▶ **What to do**: Word for word, transcribe the data below from the line with "mx = fmaxf(mx, __shfl_xor(mx, 32));" to the line with "t + 4], s[j][8", keeping both of those lines.

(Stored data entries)
#pragma unroll
        for (int r = 0; r < 16; ++r) {
            const int key = 32 * (NKT - 1) + (r & 3) + 8 * (r >> 2) + 4 * lh;
            s[NKT - 1][r] = key < T ? s[NKT - 1][r] : -INFINITY;
        }
        float mx = -INFINITY;
#pragma unroll
        for (int j = 0; j < NKT; ++j)
#pragma unroll
            for (int r = 0; r < 16; ++r)
                mx = fmaxf(mx, s[j][r]);
        mx = fmaxf(mx, __shfl_xor(mx, 32));
        const float c1 = 1.44269504088896340736f / sqrtf((float)HD);
        const float c2 = -mx * c1;
        float sum = 0.0f;
#pragma unroll
        for (int j = 0; j < NKT; ++j)
#pragma unroll
            for (int r = 0; r < 16; ++r) {
                const float e = __builtin_amdgcn_exp2f(__builtin_fmaf(s[j][r], c1, c2));
                s[j][r] = e;
                sum += e;
            }
        sum += __shfl_xor(sum, 32);
        const float inv_sum = 1.0f / sum;
#pragma unroll
        for (int j = 0; j < NKT; ++j)
#pragma unroll
            for (int r = 0; r < 16; ++r)
                s[j][r] = s[j][r] * inv_sum;

        f32x16 o[2];
#pragma unroll
        for (int r = 0; r < 16; ++r) {
            o[0][r] = 0.0f;
            o[1][r] = 0.0f;
        }
        part_t vq[2][NPL], pp[NPL];
        auto read_v = [&](part_t (&v3)[NPL], int f) {
            const int j = f >> 2, t = (f >> 1) & 1, dt = f & 1;
            const int r0 = (j == NKT - 1) ? min(32 * j + 16 * t, RB - 16) : 32 * j + 16 * t;
#pragma unroll
            for (int o3 = 0; o3 < NPL; ++o3) {
                const int pl = (NPL - o3) % NPL;
                const char *vp = Vb + (dt * NPL + pl) * RB * 64 + r0 * 64 + vofs;
                const s16x4 lo = __builtin_amdgcn_ds_read_tr16_b64_v4i16((__attribute__((address_space(3))) s16x4 *)(vp));
                const s16x4 hi = __builtin_amdgcn_ds_read_tr16_b64_v4i16((__attribute__((address_space(3))) s16x4 *)(vp + 8 * 64));
                typedef short s16x8 __attribute__((ext_vector_type(8)));
                v3[pl] = __builtin_bit_cast(part_t, s16x8{lo[0], lo[1], lo[2], lo[3], hi[0], hi[1], hi[2], hi[3]});
            }
        };
        read_v(vq[0], 0);
#pragma unroll
        for (int f = 0; f < 4 * NKT; ++f) {
            const int j = f >> 2, t = (f >> 1) & 1, dt = f & 1;
            if (f + 1 < 4 * NKT)
                read_v(vq[(f + 1) & 1], f + 1);
            if (dt == 0)
                split_parts(f32x4{s[j][8 * t], s[j][8 * t + 1], s[j][8 * t + 2], s[j][8 * t + 3]},
                            f32x4{s[j][8 * t + 4], s[j][8 * t + 5], s[j][8 * t + 6], s[j][8 * t + 7]}, pp);
            if (!(j == NKT - 1 && 32 * j + 16 * t >= T)) {
#pragma unroll
                for (int tt = 0; tt < NT; ++tt)
                    o[dt] = mfma_part(vq[f & 1][term_w<NPL>(tt)], pp[term_a<NPL>(tt)], o[dt]);
            }
        }

        if (q < T) {
            typedef unsigned u32x2 __attribute__((ext_vector_type(2)));
            typedef unsigned u32x4 __attribute__((ext_vector_type(4)));
            constexpr int OPL = OUTK == 3 ? 3 : 1;
#pragma unroll
            for (int dt = 0; dt < 2; ++dt) {
                if (OUTK == 0) {
                    float *row = reinterpret_cast<float *>(out3) + ((size_t)b * T + q) * E + h * HD + 32 * dt + 4 * lh;
#pragma unroll
                    for (int g = 0; g < 4; ++g)
                        *reinterpret_cast<f32x4 *>(row + 8 * g) = f32x4{o[dt][4 * g], o[dt][4 * g + 1], o[dt][4 * g + 2], o[dt][4 * g + 3]};
                    continue;
                }
                if (OUTK == 8) {
                    float amax = 0.0f;
#pragma unroll
                    for (int r = 0; r < 16; ++r)
                        amax = fmaxf(amax, fabsf(o[dt][r]));
                    amax = fmaxf(amax, __shfl_xor(amax, 32));
                    unsigned sbyte;
                    float mult;
                    mx_block_scale(amax, sbyte, mult);
                    unsigned x[4];
#pragma unroll
                    for (int g = 0; g < 4; ++g)
                        x[g] = pack_fp8x4(f32x4{o[dt][4 * g], o[dt][4 * g + 1], o[dt][4 * g + 2], o[dt][4 * g + 3]} * mult);
                    const auto r02 = __builtin_amdgcn_permlane32_swap(x[0], x[2], false, false);
                    const auto r13 = __builtin_amdgcn_permlane32_swap(x[1], x[3], false, false);
                    const int col = h * HD + 32 * dt, ks = col >> 7, blk = (col >> 5) & 3;
                    const size_t row = (size_t)b * T + q;
                    *reinterpret_cast<u32x4 *>(out3 + ((size_t)ks * prow + row) * 128 + 32 * blk + 16 * lh) =
                        u32x4{r02[0], r02[1], r13[0], r13[1]};
                    if (lh == 0)
                        out_scales[mx_act_scale_index(ks, blk, row, prow)] = (unsigned char)sbyte;
                    continue;
                }
                u32x2 pg[4][OPL];
#pragma unroll
                for (int g = 0; g < 4; ++g) {
                    bf16x4 part[3];
                    const f32x4 v4 = f32x4{o[dt][4 * g], o[dt][4 * g + 1], o[dt][4 * g + 2], o[dt][4 * g + 3]};
                    if (OUTK == 3) {
                        split4(v4, part[0], part[1], part[2]);
                    } else {
#pragma unroll
                        for (int e = 0; e < 4; ++e)
                            part[0][e] = (__bf16)v4[e];
                    }
#pragma unroll
                    for (int pl = 0; pl < OPL; ++pl)
                        pg[g][pl] = __builtin_bit_cast(u32x2, part[pl]);
                }
                char *d3 = out3 + ((size_t)(2 * h + dt) * OPL * prow + (size_t)b * T + q) * 64 + 16 * lh;
#pragma unroll
                for (int pl = 0; pl < OPL; ++pl)
#pragma unroll
                    for (int g = 0; g < 4; g += 2) {
                        const auto r0 = __builtin_amdgcn_permlane32_swap(pg[g][pl][0], pg[g + 1][pl][0], false, false);
                        const auto r1 = __builtin_amdgcn_permlane32_swap(pg[g][pl][1], pg[g + 1][pl][1], false, false);
                        *reinterpret_cast<u32x4 *>(d3 + (size_t)pl * prow * 64 + 16 * g) = u32x4{r0[0], r1[0], r0[1], r1[1]};
                    }
            }
        }

        __syncthreads();
    }
}
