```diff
diff --git a/mpi4dl_b200/torchgems/spatial.py b/mpi4dl_b200/torchgems/spatial.py
--- a/mpi4dl_b200/torchgems/spatial.py
+++ b/mpi4dl_b200/torchgems/spatial.py
@@ -471,9 +471,16 @@
         Ho = (d.H + 2 * d.pad - d.k) // d.stride + 1
         Wo = (d.W + 2 * d.pad - d.k) // d.stride + 1
         y = torch.empty((d.N, d.C, Ho, Wo), dtype=x.dtype, device=x.device)
+        ctx.desc_args = desc_args
+        code_bytes = L.spc_pool_code_bytes(C.byref(d)) if x.data_ptr() % 16 == 0 else 0
+        ctx.use_code = code_bytes > 0
+        if ctx.use_code:
+            code = torch.empty(code_bytes, dtype=torch.uint8, device=x.device)
+            _lib.check(L.spc_pool2d_fwd_code(C.byref(d), _ptr(x), _ptr(y), _ptr(code), _stream()), "spc_pool2d_fwd_code")
+            ctx.save_for_backward(code)
+            return y
         halo = _lib.make_halo(strips)
         _lib.check(L.spc_pool2d_fwd(C.byref(d), _ptr(x), C.byref(halo), _ptr(y), _stream()), "spc_pool2d_fwd")
-        ctx.desc_args = desc_args
         ctx.save_for_backward(x, *[s for s in strips if s is not None])
         ctx.strip_mask = [s is not None for s in strips]
         return y
@@ -481,6 +488,15 @@
     @staticmethod
     def backward(ctx, gy):
         L = _lib.lib()
+        if ctx.use_code:
+            code, = ctx.saved_tensors
+            d = _lib.PoolDesc(*ctx.desc_args)
+            gy = gy.contiguous()
+            if gy.data_ptr() % 16:
+                gy = gy.clone()
+            dx = torch.empty((d.N, d.C, d.H, d.W), dtype=gy.dtype, device=gy.device)
+            _lib.check(L.spc_pool2d_bwd_code(C.byref(d), _ptr(code), _ptr(gy), _ptr(dx), _stream()), "spc_pool2d_bwd_code")
+            return (dx, None) + (None,) * ctx.n_tail
         saved = ctx.saved_tensors
         x = saved[0]
         it = iter(saved[1:])
```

▶ **Exercise response**:
        mx = fmaxf(mx, __shfl_xor(mx, 32));
        const float c1 = 1.44269504088896340736f / sqrtf((float)HD);
        const float c2 = -mx * c1;
        float sum = 0.0f;
#pragma unroll
        for (int j = 0; j < NKT; ++j)
#pragma unroll
            for (int r = 0; r < 16; ++r) {
                const float e = __builtin_amdgcn_exp2f(__builtin_fmaf(s[j][r], c1, c2));
                s[j][r] = e;
                sum += e;
            }
        sum += __shfl_xor(sum, 32);
        const float inv_sum = 1.0f / sum;
#pragma unroll
        for (int j = 0; j < NKT; ++j)
#pragma unroll
            for (int r = 0; r < 16; ++r)
                s[j][r] = s[j][r] * inv_sum;

        f32x16 o[2];
#pragma unroll
        for (int r = 0; r < 16; ++r) {
            o[0][r] = 0.0f;
            o[1][r] = 0.0f;
        }
        part_t vq[2][NPL], pp[NPL];
        auto read_v = [&](part_t (&v3)[NPL], int f) {
            const int j = f >> 2, t = (f >> 1) & 1, dt = f & 1;
            const int r0 = (j == NKT - 1) ? min(32 * j + 16 * t, RB - 16) : 32 * j + 16 * t;
#pragma unroll
            for (int o3 = 0; o3 < NPL; ++o3) {
                const int pl = (NPL - o3) % NPL;
                const char *vp = Vb + (dt * NPL + pl) * RB * 64 + r0 * 64 + vofs;
                const s16x4 lo = __builtin_amdgcn_ds_read_tr16_b64_v4i16((__attribute__((address_space(3))) s16x4 *)(vp));
                const s16x4 hi = __builtin_amdgcn_ds_read_tr16_b64_v4i16((__attribute__((address_space(3))) s16x4 *)(vp + 8 * 64));
                typedef short s16x8 __attribute__((ext_vector_type(8)));
                v3[pl] = __builtin_bit_cast(part_t, s16x8{lo[0], lo[1], lo[2], lo[3], hi[0], hi[1], hi[2], hi[3]});
            }
        };
        read_v(vq[0], 0);
#pragma unroll
        for (int f = 0; f < 4 * NKT; ++f) {
            const int j = f >> 2, t = (f >> 1) & 1, dt = f & 1;
            if (f + 1 < 4 * NKT)
                read_v(vq[(f + 1) & 1], f + 1);
            if (dt == 0)
                split_parts(f32x4{s[j][8 * t], s[j][8 * t + 1], s[j][8 * t + 2], s[j][8 * t + 3]},
                            f32x4{s[j][8 * t + 4], s[j][8 * t + 5], s[j][8 * t + 6], s[j][8 * t + 7]}, pp);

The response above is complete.